The next issue arises for consideration is disallowance of `68,538/-.
Shri G. Baskar, the Ld.counsel for the assessee, submitted that while computing the total income, the assessee itself disallowed the interest on the TDS amount. The Assessing Officer without verifying the computation, disallowed the same once again.
Therefore, it needs to be verified.
We have heard Ms. S. Vijayaprabha, the Ld. Departmental Representative also. Since the assessee claims that the interest on TDS was already disallowed, this Tribunal is of the considered opinion that the Assessing Officer needs to verify the same. Accordingly, the orders of both the authorities below are set aside and the issue of disallowance of `68,538/- towards interest on TDS amount is remitted back to the file of the Assessing Officer. The Assessing Officer shall re-examine the matter and decide the issue in accordance with law, after giving a reasonable opportunity to the assessee.
The next issue arises for consideration is disallowance of `92,116/- being the interest paid on credit card.
Shri G. Baskar, the Ld.counsel for the assessee, submitted that this amount was paid only for the purpose of business, therefore, there cannot be any disallowance.
On the contrary, Ms. S. Vijayaprabha, the Ld. Departmental Representative, submitted that it cannot be said that the credit card was used only for the purpose of business. Since personal element cannot be ruled out, the Assessing Officer has rightly disallowed the payment of `92,116/-.
We have considered the rival submissions on either side and perused the relevant material available on record.
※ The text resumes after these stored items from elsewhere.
template <int HD, int NW, int QW, bool WB>
__global__ __launch_bounds__(NW * 64) void attn_fwd_kernel(const AttnArgs a0) {
  using G = AttnGeom<HD>;
  constexpr int KS = G::KS, DT = G::DT, STRIDE = G::STRIDE, NT = NW * 64;
  __shared__ __attribute__((aligned(16))) char lds[2 * 64 * STRIDE + 64 * 4 + 16];
  char* Kt = lds;
  char* Vt = lds + 64 * STRIDE;
  float* mb = (float*)(lds + 2 * 64 * STRIDE);
  int* padflag = (int*)(lds + 2 * 64 * STRIDE + 64 * 4);

  const int tid = threadIdx.x, lane = tid & 63, wave = tid >> 6, g = lane >> 4, i = lane & 15;
  int tile, bh;
  tile_and_head((a0.Lq + NW * QW * 16 - 1) / (NW * QW * 16), a0.B * a0.H, tile, bh);
  const int b = bh / a0.H, h = bh - b * a0.H;
  const AttnArgs a = localize(a0, b, h);
  if (tile * (NW * QW * 16) >= a.Lq) return;
  const int qbase = tile * (NW * QW * 16) + wave * QW * 16;

  bf16x8 qf[QW][KS];
#pragma unroll
  for (int qs = 0; qs < QW; ++qs) {
    const int qc = min(qbase + qs * 16 + i, a.Lq - 1);
    const bf16_t* qp = a.Q + ((long)b * a.Lq + qc) * a.ldq + h * HD;
#pragma unroll
    for (int ks = 0; ks < KS; ++ks) {
      const int e = ks * 32 + 8 * g;
      qf[qs][ks] = (e < HD) ? *(const bf16x8*)(qp + e) : zero8();
    }
  }
  f32x4 o[QW][DT];
  float m[QW], l[QW];
#pragma unroll
  for (int qs = 0; qs < QW; ++qs) {
    m[qs] = -INFINITY; l[qs] = 0.f;
#pragma unroll
    for (int dt = 0; dt < DT; ++dt) o[qs][dt] = (f32x4){0.f, 0.f, 0.f, 0.f};
  }
  const float sl2 = a.scale * LOG2E;
  const uint32_t key32 = site_key(eff_seed(a.seed, a.seed_dev), a.site, (uint32_t)((a.b_offset + b) * a.H + h));
  const bf16_t* Kb = a.K + (long)b * a.Lk * a.ldk + h * HD;
  const bf16_t* Vb = a.V + (long)b * a.Lk * a.ldv + h * HD;
  const int nkt = (a.Lk + 63) >> 6;

  constexpr bool PF = true;
  TileRegs<HD, 64, NT> kr, vr;
  if (PF) {
    tile_fetch<HD, 64, NT>(kr, Kb, a.ldk, 0, a.Lk, tid);
    tile_fetch<HD, 64, NT>(vr, Vb, a.ldv, 0, a.Lk, tid);
  }
  for (int kt = 0; kt < nkt; ++kt) {
    __syncthreads();
    if (PF) {
      tile_commit<HD, 64, NT>(kr, Kt, tid);
      tile_commit<HD, 64, NT>(vr, Vt, tid);
    } else {
      load_tile<HD, 64, NT>(Kt, Kb, a.ldk, kt * 64, a.Lk, tid);
      load_tile<HD, 64, NT>(Vt, Vb, a.ldv, kt * 64, a.Lk, tid);
    }
    if (tid < 64) {
      const int key = kt * 64 + tid;
      const bool pad = key >= a.Lk || (a.kpm != nullptr && a.kpm[(long)b * a.Lk + key] != 0);
      mb[tid] = pad ? -INFINITY : 0.f;
      const bool anyp = __builtin_amdgcn_ballot_w64(pad) != 0;
      if (tid == 0) padflag[0] = anyp ? 1 : 0;
    }
    __syncthreads();
    if (PF && kt + 1 < nkt) {
      tile_fetch<HD, 64, NT>(kr, Kb, a.ldk, (kt + 1) * 64, a.Lk, tid);
      tile_fetch<HD, 64, NT>(vr, Vb, a.ldv, (kt + 1) * 64, a.Lk, tid);
    }

    f32x4 s[QW][4];
#pragma unroll
    for (int qs = 0; qs < QW; ++qs)
#pragma unroll
      for (int n = 0; n < 4; ++n) s[qs][n] = (f32x4){0.f, 0.f, 0.f, 0.f};
#pragma unroll
    for (int n = 0; n < 4; ++n)
#pragma unroll
      for (int ks = 0; ks < KS; ++ks) {
        const bf16x8 kf = row_frag(Kt, STRIDE, n * 16 + i, ks * 4 + g);
#pragma unroll
        for (int qs = 0; qs < QW; ++qs) s[qs][n] = __builtin_amdgcn_mfma_f32_16x16x32_bf16(kf, qf[qs][ks], s[qs][n], 0, 0, 0);
      }

    const bool has_pad = padflag[0] != 0;
#pragma unroll
    for (int qs = 0; qs < QW; ++qs) {
      float mx = -INFINITY;
      if (has_pad) {
#pragma unroll
        for (int n = 0; n < 4; ++n) {
          const f32x4 bias = *(LDS_PTR(const f32x4))(mb + n * 16 + 4 * g);
#pragma unroll
          for (int r = 0; r < 4; ++r) s[qs][n][r] += bias[r];
        }
      }
#pragma unroll
      for (int n = 0; n < 4; ++n)
#pragma unroll
        for (int r = 0; r < 4; ++r) mx = fmaxf(mx, s[qs][n][r]);
      mx = fmaxf(mx, __shfl_xor(mx, 16));
      mx = fmaxf(mx, __shfl_xor(mx, 32));
      mx *= sl2;
      const float mnew = fmaxf(m[qs], mx);
      if (__builtin_amdgcn_ballot_w64(mnew > m[qs] + 8.f) != 0) {
        const float ms = (mnew == -INFINITY) ? 0.f : mnew;
        const float alpha = EXP2(m[qs] - ms);
        m[qs] = mnew;
        l[qs] *= alpha;
#pragma unroll
        for (int dt = 0; dt < DT; ++dt) o[qs][dt] *= alpha;
      }
      const float nm = (m[qs] == -INFINITY) ? 0.f : -m[qs];
      float rs = 0.f;
#pragma unroll
      for (int n = 0; n < 4; ++n)
#pragma unroll
        for (int r = 0; r < 4; ++r) {
          const float p = EXP2(fmaf(s[qs][n][r], sl2, nm));
          s[qs][n][r] = p;
          rs += p;
        }
      rs += __shfl_xor(rs, 16);
      rs += __shfl_xor(rs, 32);
      l[qs] += rs;
      if (a.thr16 != 0) {
        const uint32_t hb = drop_base(key32, (uint32_t)(qbase + qs * 16 + i), (uint32_t)((kt * 64 + 4 * g) >> 1));
        uint32_t bits = 0u;
#pragma unroll
        for (int n = 0; n < 4; ++n)
#pragma unroll
          for (int pr = 0; pr < 2; ++pr) {
            const uint32_t x = mix24(hb + (uint32_t)(n * 8 + pr) * DROP_CB);
            const bool k0 = keep_lo(x, a.thr16), k1 = keep_hi(x, a.thr16);
            s[qs][n][2 * pr] = k0 ? s[qs][n][2 * pr] : 0.f;
            s[qs][n][2 * pr + 1] = k1 ? s[qs][n][2 * pr + 1] : 0.f;
            if (WB) bits |= (k0 ? 1u : 0u) << (n * 4 + 2 * pr) | (k1 ? 1u : 0u) << (n * 4 + 2 * pr + 1);
          }
        if (WB && qbase + qs * 16 + i < a.Lq)
          ((unsigned short*)(a.mbits + (((long)bh * a.Lq + qbase + qs * 16 + i) * nkt + kt)))[g] = (unsigned short)bits;
      }
    }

The assessee claims that interest paid on credit card is only for the purpose of business and the Department contends that the personal element cannot be ruled out. In those circumstances, this Tribunal is of the considered opinion that the expenditure incurred by the assessee through credit card needs to be examined. If the payment was made only for business purpose, then there cannot be any disallowance of interest. In case, the credit card was used for meeting personal expenditure, then such expenditure cannot be allowed. Therefore, these aspects need to be verified. Accordingly, orders of both the authorities below are set aside and the issue is remitted back to the file of the Assessing Officer. The Assessing Officer shall re-examine the matter afresh and decide the issue in accordance with law, after giving a reasonable opportunity to the assessee.
The next issue arises for consideration is with regard to disallowance of Customs duty to the extent of `5,36,187/-.
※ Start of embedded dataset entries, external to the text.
template <int STRIDE, int VEC, int R>
__device__ __forceinline__ void dwconv3x3_block(const DwArgs& a, unsigned bid, unsigned nblocks)
{
    typedef typename VecT<VEC>::type vec;
    constexpr int NCOL = STRIDE == 1 ? R + 2 : 2 * R + 1;
    const int Ho = (a.H - 1) / STRIDE + 1, Wo = (a.W - 1) / STRIDE + 1;
    const int cv_n = a.C / VEC, segs = (Wo + R - 1) / R;
    const int total = a.B * Ho * segs * cv_n;
    const int i = xcd_block(bid, nblocks) * 256 + threadIdx.x;
    if (i >= total) return;
    const int cv = i % cv_n;
    int q = i / cv_n;
    const int seg = q % segs; q /= segs;
    const int oy = q % Ho, b = q / Ho;
    const int c = cv * VEC, ox0 = seg * R;
    vec col[3][NCOL];
#pragma unroll
    for (int ky = 0; ky < 3; ++ky) {
        const int iy = oy * STRIDE - 1 + ky;
        const bool yok = iy >= 0 && iy < a.H;
        const float* row = a.in + ((size_t)(b * a.H + (yok ? iy : 0)) * a.W) * a.in_ld + a.in_off + c;
#pragma unroll
        for (int j = 0; j < NCOL; ++j) {
            const int ix = ox0 * STRIDE - 1 + j;
            const unsigned mk = opaque_mask(yok && ix >= 0 && ix < a.W);
            col[ky][j] = vmask(*reinterpret_cast<const vec*>(row + (size_t)(ix < 0 ? 0 : (ix >= a.W ? a.W - 1 : ix)) * a.in_ld), mk);
        }
    }
    vec w[9];
#pragma unroll
    for (int k = 0; k < 9; ++k) w[k] = *reinterpret_cast<const vec*>(a.w + k * a.C + c);
    const vec bias = *reinterpret_cast<const vec*>(a.bias + c);
    float* orow = a.out + ((size_t)(b * Ho + oy) * Wo) * a.out_ld + a.out_off + c;
#pragma unroll
    for (int o = 0; o < R; ++o) {
        if (ox0 + o >= Wo) break;
        vec acc = bias;
#pragma unroll
        for (int ky = 0; ky < 3; ++ky)
#pragma unroll
            for (int kx = 0; kx < 3; ++kx) vfma(acc, col[ky][o * STRIDE + kx], w[ky * 3 + kx]);
        *reinterpret_cast<vec*>(orow + (size_t)(ox0 + o) * a.out_ld) = vact(acc, a.act);
    }
}

template <int STRIDE, int VEC, int R>
__global__ __launch_bounds__(256) void dwconv3x3_kernel(DwArgs a) { dwconv3x3_block<STRIDE, VEC, R>(a, blockIdx.x, gridDim.x); }

template <int R>
__global__ __launch_bounds__(256) void dwconv3x3_group_kernel(Group<DwArgs> g)
{
    unsigned local, nb;
    const int p = group_problem(g.first, blockIdx.x, local, nb);
    dwconv3x3_block<1, 4, R>(g.a[p], local, nb);
}

bool dw_group_ok(const DwArgs* a, int n)
{
    if (n < 1 || n > YN_GROUP_MAX) return false;
    for (int p = 0; p < n; ++p)
        if (a[p].stride != 1 || (a[p].C % 4) || (a[p].in_ld % 4) || (a[p].in_off % 4) || (a[p].out_ld % 4) || (a[p].out_off % 4)) return false;
    return true;
}

void launch_dw_group(const DwArgs* a, int n, hipStream_t s)
{
    auto blocks_for = [&](const DwArgs& q, int r) { return (unsigned)(((long)q.B * q.H * ((q.W + r - 1) / r) * (q.C / 4) + 255) / 256); };
    unsigned all4 = 0;
    for (int p = 0; p < n; ++p) all4 += blocks_for(a[p], 4);
    const int R = all4 >= 1024 ? 4 : 2;
    Group<DwArgs> g{};
    unsigned tot = 0;
    for (int p = 0; p < YN_GROUP_MAX; ++p) {
        g.first[p] = tot;
        if (p < n) { g.a[p] = a[p]; tot += xcd_grid(blocks_for(a[p], R)); }
    }
    g.first[YN_GROUP_MAX] = tot;
    if (R == 4) { g_last_kernel = "dwconv3x3_group_kernel<4>"; hipLaunchKernelGGL(dwconv3x3_group_kernel<4>, dim3(tot), dim3(256), 0, s, g); }
    else        { g_last_kernel = "dwconv3x3_group_kernel<2>"; hipLaunchKernelGGL(dwconv3x3_group_kernel<2>, dim3(tot), dim3(256), 0, s, g); }
}

void launch_dw(const DwArgs& a, hipStream_t s)
{
    const int Ho = (a.H - 1) / a.stride + 1, Wo = (a.W - 1) / a.stride + 1;
    const bool v4 = (a.C % 4 == 0) && (a.in_ld % 4 == 0) && (a.in_off % 4 == 0) && (a.out_ld % 4 == 0) && (a.out_off % 4 == 0);
    auto blocks_for = [&](int vec, int r) { return ((long)a.B * Ho * ((Wo + r - 1) / r) * (a.C / vec) + 255) / 256; };
#define YN_DW(ST, V, R) { g_last_kernel = "dwconv3x3_kernel<" #ST "," #V "," #R ">"; \
        hipLaunchKernelGGL((dwconv3x3_kernel<ST, V, R>), dim3(xcd_grid((unsigned)blocks_for(V, R))), dim3(256), 0, s, a); return; }
    if (a.stride == 1) {
        if (v4) { if (blocks_for(4, 4) >= 1024) YN_DW(1, 4, 4) else YN_DW(1, 4, 2) }
        else    { if (blocks_for(2, 8) >= 1024) YN_DW(1, 2, 8) else YN_DW(1, 2, 4) }
    } else {
        if (v4) { if (blocks_for(4, 4) >= 1024) YN_DW(2, 4, 4) else YN_DW(2, 4, 2) }
        else    { if (blocks_for(2, 4) >= 1024) YN_DW(2, 2, 4) else YN_DW(2, 2, 2) }
    }
#undef YN_DW
}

Shri G. Baskar, the Ld.counsel for the assessee, submitted that the Assessing Officer disallowed `5,36,187/- on the ground that there was no evidence for payment of Customs duty. According to the Ld. counsel, the Customs duty was actually paid and the assessee is willing to provide evidence before the Assessing Officer.
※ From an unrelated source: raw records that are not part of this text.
template <int NW, bool STATS, int LAG_ = 2>
__global__ __launch_bounds__(64 * NW, (NW <= 4 ? 4 : 2)) void k_solve_flowing(Fields F, int32_t L, const int32_t* __restrict__ rangeStart, int32_t nRanges, int32_t launchTag,
                                                               int32_t* patchPending, int32_t* totalPending, const int32_t* __restrict__ big, const uint8_t* __restrict__ longFlag,
                                                               unsigned long long* stats) {
    constexpr int SC = 64 * NW;
    constexpr int LAG = LAG_, LOOKBACK = LAG + 2;
    constexpr int RCHUNKS = (LOOKBACK + LAG + 1 <= 8) ? 8 : 16;
    constexpr int RING = RCHUNKS * SC;
    static_assert(LOOKBACK + LAG + 1 <= RCHUNKS, "ring too small for the lag");
    __shared__ unsigned long long s_ring[2 * RING];
    __shared__ int32_t s_prog[NW];
    __shared__ int32_t s_level[STATS ? RING : 1];
    __shared__ int32_t s_maxLevel;
    __shared__ unsigned long long s_passes[STATS ? NW : 1], s_readyPasses[STATS ? NW : 1], s_clk[4];
    unsigned long long myPasses = 0, myReady = 0, cRead = 0, cTurn = 0, cRest = 0, cWait = 0;
    const int tid = threadIdx.x, wave = tid >> 6, lane = tid & 63;
    const long long cStart = STATS ? clock64() : 0;
    if (STATS && tid == 0) s_maxLevel = 0;
    int32_t S, E;
    if (!block_range(rangeStart, nRanges, L, big, longFlag, S, E)) return;
    const unsigned long long* G = reinterpret_cast<const unsigned long long*>(F.out);
    for (int i = tid; i < 2 * RING; i += SC) s_ring[i] = 0;
    if (tid < NW) s_prog[tid] = 0;
    __syncthreads();
    auto ring_put = [&](int32_t word, float v, int32_t tag) {
        __hip_atomic_store(&s_ring[word], (unsigned long long)__float_as_uint(v) | ((unsigned long long)(uint32_t)tag << 32), __ATOMIC_RELAXED, __HIP_MEMORY_SCOPE_WORKGROUP);
    };
    auto ring_get = [&](int32_t word) { return __hip_atomic_load(&s_ring[word], __ATOMIC_RELAXED, __HIP_MEMORY_SCOPE_WORKGROUP); };
    auto record = [&](int32_t q) { return F.task[q < L ? q : L - 1]; };
    auto far_index = [&](int32_t g, int32_t cbase) { const int32_t sq = g >> 1; return (g >= 0 && (sq < S || sq < cbase - LOOKBACK * SC)) ? g : 0; };
    SolveTask T1 = record(S + tid), T2 = record(S + SC + tid);
    unsigned long long a0 = G[far_index(T1.predSelf, S)], a1 = G[far_index(T1.predT, S)], a2 = G[far_index(T1.predT2, S)];
    SolveOut oPrev; oPrev.self.v = 0; oPrev.self.tag = 0; oPrev.dep.v = 0; oPrev.dep.tag = 0;
    bool storePrev = false;
    uint32_t fPrev = 0; int32_t rPrev = 0, tPrev = 0;
    auto store_prev = [&](int32_t slot) {
        F.out[slot] = oPrev;
        if (F.solveFinals) {
            if (fPrev & 16u) { F.e2[rPrev] = oPrev.self.v; F.me[rPrev] = oPrev.self.v; }
            if (fPrev & 32u) { F.e2[tPrev] = oPrev.dep.v; F.me[tPrev] = oPrev.dep.v; }
        }
    };
    int32_t ci = 0;
    for (int32_t base = S; base < E; base += SC, ++ci) {
        const int32_t q = base + tid;
        const bool mine = q < E;
        const long long cw0 = STATS ? clock64() : 0;
        if (ci > LAG) {
// ... 6 lines not shown
            }
            __builtin_amdgcn_fence(__ATOMIC_ACQUIRE, "workgroup");
        }
        const long long cw1 = STATS ? clock64() : 0;
        if (storePrev) store_prev(q - SC);
        const SolveTask T = T1;
        T1 = T2;
        T2 = record(base + 2 * SC + tid);
        const unsigned long long n0 = G[far_index(T1.predSelf, base + SC)], n1 = G[far_index(T1.predT, base + SC)], n2 = G[far_index(T1.predT2, base + SC)];
        double er = T.e0r, et = T.e0t, et2 = T.e0t2;
        bool blocked = false;
        const int32_t myWord = (2 * q) & (2 * RING - 1);
        int32_t r0 = -1, r1 = -1, r2 = -1, x0 = 0, x1 = 0, x2 = 0;
        if (mine) {
            auto classify = [&](int32_t g, unsigned long long far, double& v, int32_t& rw, int32_t& expect) {
                if (g < 0) return;
                const int32_t sq = g >> 1;
                if (sq >= q) { blocked = true; return; }
                if (sq >= S && sq >= base - LOOKBACK * SC) { rw = g & (2 * RING - 1); expect = sq + 1; return; }
                const int32_t tag = (int32_t)(far >> 32);
                const bool own = sq >= S;
                if (!own || tag != launchTag) { blocked = true; return; }
                v = __uint_as_float((uint32_t)far);
            };
            classify(T.predSelf, a0, er, r0, x0); classify(T.predT, a1, et, r1, x1); classify(T.predT2, a2, et2, r2, x2);
        }
        const int32_t w0 = r0 >= 0 ? r0 : myWord, w1 = r1 >= 0 ? r1 : myWord, w2 = r2 >= 0 ? r2 : myWord;
        const bool n0b = r0 >= 0, n1b = r1 >= 0, n2b = r2 >= 0;
        const float fr = (float)er, ft = (float)et, ft2 = (float)et2;
        const SolvePrepared pre = solve_prepare(T, F.solveK, F.solveM, F.solveDt);
        const double y1 = 1 + pre.factor, y2 = (double)T.cellDistT;
        const double rc1 = recip_refined(y1), rc2 = recip_refined(y2);
        const bool recipOk = !mine || factor_ok(pre.factor, T.cellDistT, (T.flags & 8u) != 0);
        bool open = mine;
        SolveOut o; o.self.v = 0; o.self.tag = 0; o.dep.v = 0; o.dep.tag = 0;
        if (mine && blocked) { ring_put(myWord, 0.0f, -(q + 1)); ring_put(myWord + 1, 0.0f, -(q + 1)); open = false; }
        const bool waveRecipOk = !__any(!recipOk);
        if (STATS) { const long long cw2 = clock64() + (long long)(__float_as_int((float)er) & 0); cRest += (unsigned long long)(cw2 - cw1); cWait += (unsigned long long)(cw1 - cw0); }
        while (__any(open)) {
            const long long c0 = STATS ? clock64() : 0;
            const unsigned long long g0 = ring_get(w0), g1 = ring_get(w1), g2 = ring_get(w2);
            const int32_t t0 = (int32_t)(g0 >> 32), t1 = (int32_t)(g1 >> 32), t2 = (int32_t)(g2 >> 32);
            const long long c1 = STATS ? (long long)(clock64() + (t0 & 0)) : 0;
            const bool ok = (!n0b | (t0 == x0)) & (!n1b | (t1 == x1)) & (!n2b | (t2 == x2));
            const bool bad = (n0b & (t0 == -x0)) | (n1b & (t1 == -x1)) | (n2b & (t2 == -x2));
            const bool ready = open & ok;
            if (STATS) { ++myPasses; if (__any(ready)) ++myReady; }
            if (__any(ready)) {
                const double ver = n0b ? (double)__uint_as_float((uint32_t)g0) : (double)fr;
                const double vet = n1b ? (double)__uint_as_float((uint32_t)g1) : (double)ft;
                const double vet2 = n2b ? (double)__uint_as_float((uint32_t)g2) : (double)ft2;
                const SolveOut oo = waveRecipOk ? solve_apply_recip(T, pre.factor, y1, rc1, y2, rc2, ver, vet, vet2, launchTag) : solve_apply_flat(T, pre, ver, vet, vet2, launchTag);
                if (ready) {
                    o = oo;
                    if (STATS && LAG_ != 3) {
                        int32_t lv = 0;
                        if (n0b) lv = max(lv, s_level[w0 >> 1]);
                        if (n1b) lv = max(lv, s_level[w1 >> 1]);
                        if (n2b) lv = max(lv, s_level[w2 >> 1]);
                        s_level[myWord >> 1] = lv + 1;
                        atomicMax(&s_maxLevel, lv + 1);
                    }
                    ring_put(myWord, oo.self.v, q + 1); ring_put(myWord + 1, oo.dep.v, q + 1);
                    open = false;
                }
            }
            const long long c2 = STATS ? clock64() : 0;
            if (STATS) { cRead += (unsigned long long)(c1 - c0); cTurn += (unsigned long long)(c2 - c1); }
            if (__any(open & bad)) {
                if (open & bad) { blocked = true; ring_put(myWord, 0.0f, -(q + 1)); ring_put(myWord + 1, 0.0f, -(q + 1)); open = false; }
            }
        }
        oPrev = o; storePrev = mine && !blocked; fPrev = T.flags; rPrev = T.pad_[0]; tPrev = T.pad_[1];
        if (mine && blocked) { atomicAdd(&patchPending[q / WO_PATCH], 1); atomicAdd(totalPending, 1); }
        a0 = n0; a1 = n1; a2 = n2;
        if (lane == 0) __hip_atomic_store(&s_prog[wave], ci + 1, __ATOMIC_RELEASE, __HIP_MEMORY_SCOPE_WORKGROUP);
    }
    if (storePrev) store_prev(S + ((E - S - 1) / SC) * SC + tid);
    if (STATS) {
        if (lane == 0) { s_passes[wave] = myPasses; s_readyPasses[wave] = myReady; }
        if (tid == 0) { s_clk[0] = cWait; s_clk[1] = cTurn; s_clk[2] = myPasses; s_clk[3] = cRest; }
        __syncthreads();
        if (tid == 0) {
            const unsigned long long c = (unsigned long long)(clock64() - cStart);
            const unsigned long long packed = (c << 24) | (unsigned long long)(s_maxLevel & 0xffffff);
            const unsigned long long old = atomicMax(&stats[0], packed);
            if (packed > old) {
                stats[1] = (unsigned long long)(E - S);
                unsigned long long mp = 0, mr = 0;
                for (int w = 0; w < NW; ++w) { mp = s_passes[w] > mp ? s_passes[w] : mp; mr = s_readyPasses[w] > mr ? s_readyPasses[w] : mr; }
                stats[2] = mp; stats[3] = mr; stats[4] = s_clk[0]; stats[5] = s_clk[1]; stats[6] = s_clk[2]; stats[7] = s_clk[3];
            }
        }
    }
}

}

void basin_alloc(wo_planet* p) {
    const int32_t N = p->N;
    hipStream_t s = cur_stream(p);
    if (!p->d_basinJ) {
        WO_HIP(hipMalloc((void**)&p->d_basinJ, (size_t)N * 4));
        WO_HIP(hipMalloc((void**)&p->d_basinSlot, (size_t)N * 4));
        WO_HIP(hipMalloc((void**)&p->d_basinKey, (size_t)N * 4));
        WO_HIP(hipMalloc((void**)&p->d_basinVals[0], (size_t)N * 4)); WO_HIP(hipMalloc((void**)&p->d_basinVals[1], (size_t)N * 4));
        WO_HIP(hipMalloc((void**)&p->d_basinRange, ((size_t)N / 64 + 8 + WO_LONG_MAX) * 4));
        WO_HIP(hipMalloc((void**)&p->d_basinLong, (size_t)N / 64 + 8));
        WO_HIP(hipMemsetAsync(p->d_basinSlot, 0xff, (size_t)N * 4, s));
    }
}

We have heard Ms. S. Vijayaprabha, the Ld. Departmental Representative also. Since the assessee is ready to provide the evidence, this aspect can be verified by the Assessing Officer on the basis of the evidence that may be filed by the assessee for payment of Customs duty. Accordingly, the orders of both the authorities below are set aside and the issue of disallowance of `5,36,187/- towards the payment of Customs duty is remitted back to the file of the Assessing Officer. The Assessing Officer shall re- examine the issue on the basis of the material that may be filed by the assessee and decide the issue afresh in accordance with law, after giving a reasonable opportunity to the assessee.
In the result, the appeal for assessment year 2012-13 in is allowed and the appeal for assessment year 2014-15 in I.T.A. No.1797/Mds/2017 is allowed for statistical purposes.
Order pronounced on 17th October, 2017 at Chennai.